*Task details*:
Which lines of the entries contain the word "SchedulerOptions"? Please list them.
========================================
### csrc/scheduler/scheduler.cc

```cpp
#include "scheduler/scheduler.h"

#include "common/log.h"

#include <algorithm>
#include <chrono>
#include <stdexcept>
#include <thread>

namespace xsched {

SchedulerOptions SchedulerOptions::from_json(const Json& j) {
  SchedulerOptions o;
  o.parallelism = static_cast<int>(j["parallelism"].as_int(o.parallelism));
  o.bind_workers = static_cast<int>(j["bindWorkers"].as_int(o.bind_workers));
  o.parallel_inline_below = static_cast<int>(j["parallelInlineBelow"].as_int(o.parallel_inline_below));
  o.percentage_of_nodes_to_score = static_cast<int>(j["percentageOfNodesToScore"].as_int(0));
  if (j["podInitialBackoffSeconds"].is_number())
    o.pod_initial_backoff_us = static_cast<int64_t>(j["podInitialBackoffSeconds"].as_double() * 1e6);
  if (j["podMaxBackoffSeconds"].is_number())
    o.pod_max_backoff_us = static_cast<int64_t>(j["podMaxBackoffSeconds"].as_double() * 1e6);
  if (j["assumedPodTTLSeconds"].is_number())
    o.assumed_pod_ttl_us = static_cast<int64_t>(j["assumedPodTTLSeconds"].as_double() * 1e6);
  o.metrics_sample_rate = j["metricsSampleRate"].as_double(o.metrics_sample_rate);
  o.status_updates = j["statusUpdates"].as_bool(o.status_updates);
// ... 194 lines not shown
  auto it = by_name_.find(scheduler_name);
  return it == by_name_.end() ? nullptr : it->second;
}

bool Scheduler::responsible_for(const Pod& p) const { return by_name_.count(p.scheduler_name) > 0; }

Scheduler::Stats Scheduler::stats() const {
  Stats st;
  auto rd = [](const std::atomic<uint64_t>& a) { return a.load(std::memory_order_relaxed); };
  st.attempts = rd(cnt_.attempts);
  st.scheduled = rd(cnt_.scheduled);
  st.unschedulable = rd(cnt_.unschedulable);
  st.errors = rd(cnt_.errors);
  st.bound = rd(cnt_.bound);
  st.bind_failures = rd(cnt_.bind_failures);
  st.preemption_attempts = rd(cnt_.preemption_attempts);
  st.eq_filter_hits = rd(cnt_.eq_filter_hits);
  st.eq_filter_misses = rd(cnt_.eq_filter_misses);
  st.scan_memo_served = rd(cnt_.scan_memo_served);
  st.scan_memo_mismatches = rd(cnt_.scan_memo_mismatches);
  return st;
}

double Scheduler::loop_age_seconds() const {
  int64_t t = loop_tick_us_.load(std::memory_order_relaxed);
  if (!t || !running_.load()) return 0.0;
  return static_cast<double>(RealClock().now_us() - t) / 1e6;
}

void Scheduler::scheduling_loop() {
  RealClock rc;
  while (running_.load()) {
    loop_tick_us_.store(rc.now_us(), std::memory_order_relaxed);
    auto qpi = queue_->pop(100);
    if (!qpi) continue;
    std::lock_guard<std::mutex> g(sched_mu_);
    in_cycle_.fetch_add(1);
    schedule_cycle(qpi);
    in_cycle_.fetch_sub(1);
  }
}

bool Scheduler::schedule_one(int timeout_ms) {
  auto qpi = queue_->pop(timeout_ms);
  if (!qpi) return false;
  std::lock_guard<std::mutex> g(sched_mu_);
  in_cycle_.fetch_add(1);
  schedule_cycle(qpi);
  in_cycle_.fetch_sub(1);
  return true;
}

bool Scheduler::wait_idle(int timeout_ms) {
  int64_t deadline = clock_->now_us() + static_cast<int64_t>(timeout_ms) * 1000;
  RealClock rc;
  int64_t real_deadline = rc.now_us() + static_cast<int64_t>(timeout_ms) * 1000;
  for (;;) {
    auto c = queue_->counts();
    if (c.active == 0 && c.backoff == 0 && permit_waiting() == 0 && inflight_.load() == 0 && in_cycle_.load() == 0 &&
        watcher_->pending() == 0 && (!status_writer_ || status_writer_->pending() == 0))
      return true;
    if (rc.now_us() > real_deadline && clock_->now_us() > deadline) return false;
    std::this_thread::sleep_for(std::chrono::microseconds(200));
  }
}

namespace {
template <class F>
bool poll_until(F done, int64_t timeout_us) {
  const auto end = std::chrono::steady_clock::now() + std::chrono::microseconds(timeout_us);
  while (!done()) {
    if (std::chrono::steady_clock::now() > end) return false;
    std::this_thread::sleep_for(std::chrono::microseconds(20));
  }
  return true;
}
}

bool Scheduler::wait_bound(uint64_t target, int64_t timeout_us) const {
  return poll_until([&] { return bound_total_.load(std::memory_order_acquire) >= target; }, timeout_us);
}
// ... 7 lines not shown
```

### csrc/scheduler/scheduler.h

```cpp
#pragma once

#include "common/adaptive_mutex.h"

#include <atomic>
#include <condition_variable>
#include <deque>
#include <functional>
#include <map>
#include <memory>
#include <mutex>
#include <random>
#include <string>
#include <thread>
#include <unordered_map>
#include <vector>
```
========================================
*Answer space*:
SchedulerOptions SchedulerOptions::from_json(const Json& j) {
  SchedulerOptions o;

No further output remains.